# [EXERCISE INSTRUCTIONS]
For every line in the material below that holds "nlev", report the line.

# [RECORDS]
****************************************

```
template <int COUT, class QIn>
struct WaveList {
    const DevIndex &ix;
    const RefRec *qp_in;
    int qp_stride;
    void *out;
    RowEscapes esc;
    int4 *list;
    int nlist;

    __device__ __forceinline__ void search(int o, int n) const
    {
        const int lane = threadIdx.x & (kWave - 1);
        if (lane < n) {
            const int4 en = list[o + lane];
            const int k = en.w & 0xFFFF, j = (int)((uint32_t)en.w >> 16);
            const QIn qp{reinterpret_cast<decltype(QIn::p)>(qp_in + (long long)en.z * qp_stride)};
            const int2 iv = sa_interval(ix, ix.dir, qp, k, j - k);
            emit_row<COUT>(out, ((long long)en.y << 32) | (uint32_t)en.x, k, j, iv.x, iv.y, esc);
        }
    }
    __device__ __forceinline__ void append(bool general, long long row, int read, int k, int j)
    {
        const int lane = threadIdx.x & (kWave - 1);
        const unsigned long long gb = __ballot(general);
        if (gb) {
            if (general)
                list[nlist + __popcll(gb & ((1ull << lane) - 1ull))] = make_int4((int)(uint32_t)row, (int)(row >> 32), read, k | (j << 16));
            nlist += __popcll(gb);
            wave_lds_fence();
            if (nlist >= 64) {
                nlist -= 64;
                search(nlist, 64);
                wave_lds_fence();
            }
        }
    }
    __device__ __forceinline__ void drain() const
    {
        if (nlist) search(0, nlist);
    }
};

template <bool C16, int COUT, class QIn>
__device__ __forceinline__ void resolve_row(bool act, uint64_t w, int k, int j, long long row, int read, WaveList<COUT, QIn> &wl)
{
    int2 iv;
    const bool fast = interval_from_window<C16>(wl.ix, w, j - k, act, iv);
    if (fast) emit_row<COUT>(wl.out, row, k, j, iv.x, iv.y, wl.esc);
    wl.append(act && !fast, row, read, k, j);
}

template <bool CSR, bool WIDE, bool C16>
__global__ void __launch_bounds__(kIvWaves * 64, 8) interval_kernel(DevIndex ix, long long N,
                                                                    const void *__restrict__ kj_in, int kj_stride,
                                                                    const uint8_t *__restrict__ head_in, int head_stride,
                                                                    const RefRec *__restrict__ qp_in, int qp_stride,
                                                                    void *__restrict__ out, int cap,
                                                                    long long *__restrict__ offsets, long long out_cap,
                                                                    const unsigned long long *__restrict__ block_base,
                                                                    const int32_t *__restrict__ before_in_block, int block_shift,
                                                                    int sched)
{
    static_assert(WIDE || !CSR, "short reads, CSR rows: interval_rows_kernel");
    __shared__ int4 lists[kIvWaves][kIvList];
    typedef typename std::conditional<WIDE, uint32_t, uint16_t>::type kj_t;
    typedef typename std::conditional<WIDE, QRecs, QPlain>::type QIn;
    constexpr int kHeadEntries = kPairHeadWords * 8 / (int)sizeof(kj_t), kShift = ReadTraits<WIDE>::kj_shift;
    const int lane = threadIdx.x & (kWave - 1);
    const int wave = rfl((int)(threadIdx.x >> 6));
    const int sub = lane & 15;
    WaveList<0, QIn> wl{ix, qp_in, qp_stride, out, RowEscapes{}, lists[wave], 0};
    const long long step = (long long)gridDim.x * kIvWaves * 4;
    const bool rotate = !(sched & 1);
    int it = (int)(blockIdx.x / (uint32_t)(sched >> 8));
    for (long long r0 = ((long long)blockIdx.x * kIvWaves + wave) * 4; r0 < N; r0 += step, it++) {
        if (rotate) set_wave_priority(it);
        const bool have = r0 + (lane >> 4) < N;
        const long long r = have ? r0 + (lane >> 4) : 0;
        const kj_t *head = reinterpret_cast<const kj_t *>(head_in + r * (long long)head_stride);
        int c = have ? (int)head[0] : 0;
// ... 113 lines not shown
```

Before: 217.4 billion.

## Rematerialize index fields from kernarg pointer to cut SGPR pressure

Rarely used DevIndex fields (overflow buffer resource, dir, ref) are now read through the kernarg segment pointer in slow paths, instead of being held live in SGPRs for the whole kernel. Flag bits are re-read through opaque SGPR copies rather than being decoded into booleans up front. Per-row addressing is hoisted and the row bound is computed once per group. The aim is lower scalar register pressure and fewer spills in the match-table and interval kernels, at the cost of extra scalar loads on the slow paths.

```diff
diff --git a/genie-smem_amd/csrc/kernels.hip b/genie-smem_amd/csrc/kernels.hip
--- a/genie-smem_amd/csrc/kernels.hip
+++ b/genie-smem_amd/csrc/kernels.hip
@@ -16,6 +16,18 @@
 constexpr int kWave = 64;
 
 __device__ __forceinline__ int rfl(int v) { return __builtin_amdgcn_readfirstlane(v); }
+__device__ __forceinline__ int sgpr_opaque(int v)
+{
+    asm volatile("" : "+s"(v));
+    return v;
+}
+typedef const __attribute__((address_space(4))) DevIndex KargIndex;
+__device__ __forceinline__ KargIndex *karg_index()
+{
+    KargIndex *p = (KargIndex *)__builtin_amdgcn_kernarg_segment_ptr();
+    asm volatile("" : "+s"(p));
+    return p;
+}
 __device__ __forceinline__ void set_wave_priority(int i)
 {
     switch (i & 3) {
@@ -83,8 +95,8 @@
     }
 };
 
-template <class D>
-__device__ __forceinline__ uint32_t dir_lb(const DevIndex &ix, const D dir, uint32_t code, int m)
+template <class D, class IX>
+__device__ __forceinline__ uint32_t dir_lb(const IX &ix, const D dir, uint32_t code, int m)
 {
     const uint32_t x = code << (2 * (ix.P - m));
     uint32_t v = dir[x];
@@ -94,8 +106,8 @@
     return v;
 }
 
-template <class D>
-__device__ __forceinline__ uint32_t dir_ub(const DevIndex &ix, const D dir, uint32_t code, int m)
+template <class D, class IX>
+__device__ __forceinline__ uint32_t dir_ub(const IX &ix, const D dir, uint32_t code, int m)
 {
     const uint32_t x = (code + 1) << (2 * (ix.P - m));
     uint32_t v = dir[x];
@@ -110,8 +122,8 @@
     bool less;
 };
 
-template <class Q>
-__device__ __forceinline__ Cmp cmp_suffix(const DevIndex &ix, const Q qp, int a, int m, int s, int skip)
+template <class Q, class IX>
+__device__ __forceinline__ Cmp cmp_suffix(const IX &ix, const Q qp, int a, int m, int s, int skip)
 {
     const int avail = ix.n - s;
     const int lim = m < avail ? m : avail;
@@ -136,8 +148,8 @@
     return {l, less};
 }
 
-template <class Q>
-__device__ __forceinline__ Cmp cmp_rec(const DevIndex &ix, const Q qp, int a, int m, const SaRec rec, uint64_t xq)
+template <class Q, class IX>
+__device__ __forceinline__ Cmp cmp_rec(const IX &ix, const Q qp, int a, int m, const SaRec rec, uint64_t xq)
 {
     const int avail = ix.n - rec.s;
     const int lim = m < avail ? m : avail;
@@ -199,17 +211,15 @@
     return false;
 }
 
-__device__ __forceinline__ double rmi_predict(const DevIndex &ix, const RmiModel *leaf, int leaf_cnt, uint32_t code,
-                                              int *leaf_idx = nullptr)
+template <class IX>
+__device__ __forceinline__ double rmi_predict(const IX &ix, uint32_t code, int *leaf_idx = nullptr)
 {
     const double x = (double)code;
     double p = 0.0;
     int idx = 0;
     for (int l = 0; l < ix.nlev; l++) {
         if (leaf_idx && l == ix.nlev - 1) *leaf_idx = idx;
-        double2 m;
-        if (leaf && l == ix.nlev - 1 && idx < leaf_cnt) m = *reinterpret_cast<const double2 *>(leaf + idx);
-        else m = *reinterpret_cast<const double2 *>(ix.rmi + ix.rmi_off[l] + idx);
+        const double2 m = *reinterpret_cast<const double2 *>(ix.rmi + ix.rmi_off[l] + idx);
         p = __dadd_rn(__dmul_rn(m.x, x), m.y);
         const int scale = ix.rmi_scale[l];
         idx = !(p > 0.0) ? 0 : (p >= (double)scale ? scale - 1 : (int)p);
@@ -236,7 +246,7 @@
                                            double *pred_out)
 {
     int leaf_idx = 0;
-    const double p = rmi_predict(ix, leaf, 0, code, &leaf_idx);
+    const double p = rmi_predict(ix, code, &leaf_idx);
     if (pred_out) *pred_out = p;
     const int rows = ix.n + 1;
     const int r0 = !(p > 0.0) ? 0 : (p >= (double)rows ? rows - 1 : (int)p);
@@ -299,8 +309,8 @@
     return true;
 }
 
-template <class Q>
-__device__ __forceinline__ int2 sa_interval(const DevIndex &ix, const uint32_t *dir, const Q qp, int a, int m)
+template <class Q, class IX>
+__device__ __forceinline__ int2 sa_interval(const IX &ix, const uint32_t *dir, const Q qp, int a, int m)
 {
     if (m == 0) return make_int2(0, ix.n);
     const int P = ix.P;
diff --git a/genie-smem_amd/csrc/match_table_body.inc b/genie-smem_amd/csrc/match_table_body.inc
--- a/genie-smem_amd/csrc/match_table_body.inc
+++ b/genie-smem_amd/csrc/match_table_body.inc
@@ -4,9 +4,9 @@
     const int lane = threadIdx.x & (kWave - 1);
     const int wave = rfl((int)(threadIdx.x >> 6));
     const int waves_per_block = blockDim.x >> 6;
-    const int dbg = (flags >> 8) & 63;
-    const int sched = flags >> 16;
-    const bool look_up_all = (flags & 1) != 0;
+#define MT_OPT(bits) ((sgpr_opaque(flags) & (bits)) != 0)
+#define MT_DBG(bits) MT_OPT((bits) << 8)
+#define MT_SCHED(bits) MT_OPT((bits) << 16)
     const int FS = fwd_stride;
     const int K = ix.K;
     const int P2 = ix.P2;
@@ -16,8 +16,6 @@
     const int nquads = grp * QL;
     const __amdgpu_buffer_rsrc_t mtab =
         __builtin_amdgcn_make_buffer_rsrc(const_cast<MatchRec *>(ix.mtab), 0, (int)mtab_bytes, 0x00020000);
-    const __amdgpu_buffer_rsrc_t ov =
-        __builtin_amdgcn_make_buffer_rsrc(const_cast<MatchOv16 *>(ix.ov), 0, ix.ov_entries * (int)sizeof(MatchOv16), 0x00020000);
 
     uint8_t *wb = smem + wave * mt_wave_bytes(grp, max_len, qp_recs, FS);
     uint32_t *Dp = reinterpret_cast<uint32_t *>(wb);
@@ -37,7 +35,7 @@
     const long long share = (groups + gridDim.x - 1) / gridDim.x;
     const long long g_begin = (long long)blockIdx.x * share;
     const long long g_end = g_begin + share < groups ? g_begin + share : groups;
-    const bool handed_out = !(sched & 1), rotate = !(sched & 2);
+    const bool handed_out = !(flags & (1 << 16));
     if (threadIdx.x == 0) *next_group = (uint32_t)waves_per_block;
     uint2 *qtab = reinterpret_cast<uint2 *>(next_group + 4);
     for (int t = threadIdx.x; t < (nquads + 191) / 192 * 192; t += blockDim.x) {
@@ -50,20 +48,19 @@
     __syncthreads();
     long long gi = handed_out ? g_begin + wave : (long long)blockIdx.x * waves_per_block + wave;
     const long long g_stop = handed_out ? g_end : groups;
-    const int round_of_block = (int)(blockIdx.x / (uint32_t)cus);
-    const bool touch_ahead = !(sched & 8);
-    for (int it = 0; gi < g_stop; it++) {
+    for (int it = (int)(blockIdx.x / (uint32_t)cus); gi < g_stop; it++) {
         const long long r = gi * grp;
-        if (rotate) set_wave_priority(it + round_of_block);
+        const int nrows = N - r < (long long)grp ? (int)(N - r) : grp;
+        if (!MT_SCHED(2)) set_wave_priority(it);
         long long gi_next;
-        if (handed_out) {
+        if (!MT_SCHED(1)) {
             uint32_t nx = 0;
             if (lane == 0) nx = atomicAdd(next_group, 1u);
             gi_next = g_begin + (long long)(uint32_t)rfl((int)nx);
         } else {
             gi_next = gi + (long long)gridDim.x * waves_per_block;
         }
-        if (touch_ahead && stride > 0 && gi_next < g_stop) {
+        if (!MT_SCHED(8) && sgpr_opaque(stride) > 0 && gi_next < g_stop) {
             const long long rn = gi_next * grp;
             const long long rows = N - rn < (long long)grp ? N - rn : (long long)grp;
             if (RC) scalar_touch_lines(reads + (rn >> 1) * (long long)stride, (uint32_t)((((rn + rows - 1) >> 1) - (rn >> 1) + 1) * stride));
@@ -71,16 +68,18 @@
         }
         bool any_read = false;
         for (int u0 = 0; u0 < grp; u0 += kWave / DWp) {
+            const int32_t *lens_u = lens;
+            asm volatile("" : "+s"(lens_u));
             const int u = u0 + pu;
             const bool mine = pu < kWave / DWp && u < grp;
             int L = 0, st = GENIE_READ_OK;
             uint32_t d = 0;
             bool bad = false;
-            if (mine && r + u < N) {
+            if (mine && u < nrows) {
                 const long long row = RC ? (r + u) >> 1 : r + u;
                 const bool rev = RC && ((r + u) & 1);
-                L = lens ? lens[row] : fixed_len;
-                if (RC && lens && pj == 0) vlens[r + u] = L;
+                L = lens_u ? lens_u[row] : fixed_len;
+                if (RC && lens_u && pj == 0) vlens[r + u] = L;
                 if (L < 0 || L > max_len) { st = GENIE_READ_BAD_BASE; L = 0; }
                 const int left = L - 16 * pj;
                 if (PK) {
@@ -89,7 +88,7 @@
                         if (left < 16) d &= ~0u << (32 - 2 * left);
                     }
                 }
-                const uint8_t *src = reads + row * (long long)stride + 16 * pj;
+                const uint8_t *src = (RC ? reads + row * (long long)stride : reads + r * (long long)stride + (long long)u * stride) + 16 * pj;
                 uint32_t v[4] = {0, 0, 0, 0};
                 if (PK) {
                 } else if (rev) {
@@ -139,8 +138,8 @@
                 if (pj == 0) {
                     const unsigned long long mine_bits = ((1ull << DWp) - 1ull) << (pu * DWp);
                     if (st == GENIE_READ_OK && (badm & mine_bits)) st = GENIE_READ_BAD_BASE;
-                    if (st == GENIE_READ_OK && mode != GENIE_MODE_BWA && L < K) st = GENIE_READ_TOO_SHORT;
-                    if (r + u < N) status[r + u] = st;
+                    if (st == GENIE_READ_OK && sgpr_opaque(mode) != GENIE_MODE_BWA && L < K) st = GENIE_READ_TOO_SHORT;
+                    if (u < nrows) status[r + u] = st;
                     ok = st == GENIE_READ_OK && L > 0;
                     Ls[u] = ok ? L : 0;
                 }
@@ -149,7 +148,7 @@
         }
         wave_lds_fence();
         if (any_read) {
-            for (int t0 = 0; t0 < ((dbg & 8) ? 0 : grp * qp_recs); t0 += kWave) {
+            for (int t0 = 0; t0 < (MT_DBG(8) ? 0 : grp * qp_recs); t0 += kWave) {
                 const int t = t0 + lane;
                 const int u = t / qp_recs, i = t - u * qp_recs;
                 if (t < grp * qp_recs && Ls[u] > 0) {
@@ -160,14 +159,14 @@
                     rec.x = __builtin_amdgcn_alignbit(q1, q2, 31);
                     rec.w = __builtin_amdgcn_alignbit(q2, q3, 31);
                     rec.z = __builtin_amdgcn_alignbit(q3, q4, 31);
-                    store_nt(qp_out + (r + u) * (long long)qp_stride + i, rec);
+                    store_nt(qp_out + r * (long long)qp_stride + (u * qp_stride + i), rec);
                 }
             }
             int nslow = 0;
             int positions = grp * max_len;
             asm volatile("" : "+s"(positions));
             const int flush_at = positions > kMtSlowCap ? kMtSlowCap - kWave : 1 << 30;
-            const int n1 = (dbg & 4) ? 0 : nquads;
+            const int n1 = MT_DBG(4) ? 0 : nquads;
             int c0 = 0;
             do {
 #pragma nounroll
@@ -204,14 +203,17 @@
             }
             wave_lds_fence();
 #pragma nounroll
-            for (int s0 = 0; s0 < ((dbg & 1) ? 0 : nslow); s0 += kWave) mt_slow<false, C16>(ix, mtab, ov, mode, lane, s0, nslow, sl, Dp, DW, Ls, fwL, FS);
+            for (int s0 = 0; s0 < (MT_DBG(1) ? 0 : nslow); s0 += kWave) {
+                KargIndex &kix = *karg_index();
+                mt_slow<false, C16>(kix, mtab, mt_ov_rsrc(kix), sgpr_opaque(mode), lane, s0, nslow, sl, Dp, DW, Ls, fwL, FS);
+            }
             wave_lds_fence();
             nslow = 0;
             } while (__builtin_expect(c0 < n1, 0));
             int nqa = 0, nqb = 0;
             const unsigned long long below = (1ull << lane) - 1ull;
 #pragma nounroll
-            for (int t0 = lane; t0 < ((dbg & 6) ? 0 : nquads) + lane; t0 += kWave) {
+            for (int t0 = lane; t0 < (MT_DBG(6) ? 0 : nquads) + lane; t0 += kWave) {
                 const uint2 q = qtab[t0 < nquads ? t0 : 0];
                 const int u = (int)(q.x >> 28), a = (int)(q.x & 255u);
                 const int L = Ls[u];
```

****************************************

# [OUTPUT FOR THIS EXERCISE]
     for (int l = 0; l < ix.nlev; l++) {
         if (leaf_idx && l == ix.nlev - 1) *leaf_idx = idx;
-        if (leaf && l == ix.nlev - 1 && idx < leaf_cnt) m = *reinterpret_cast<const double2 *>(leaf + idx);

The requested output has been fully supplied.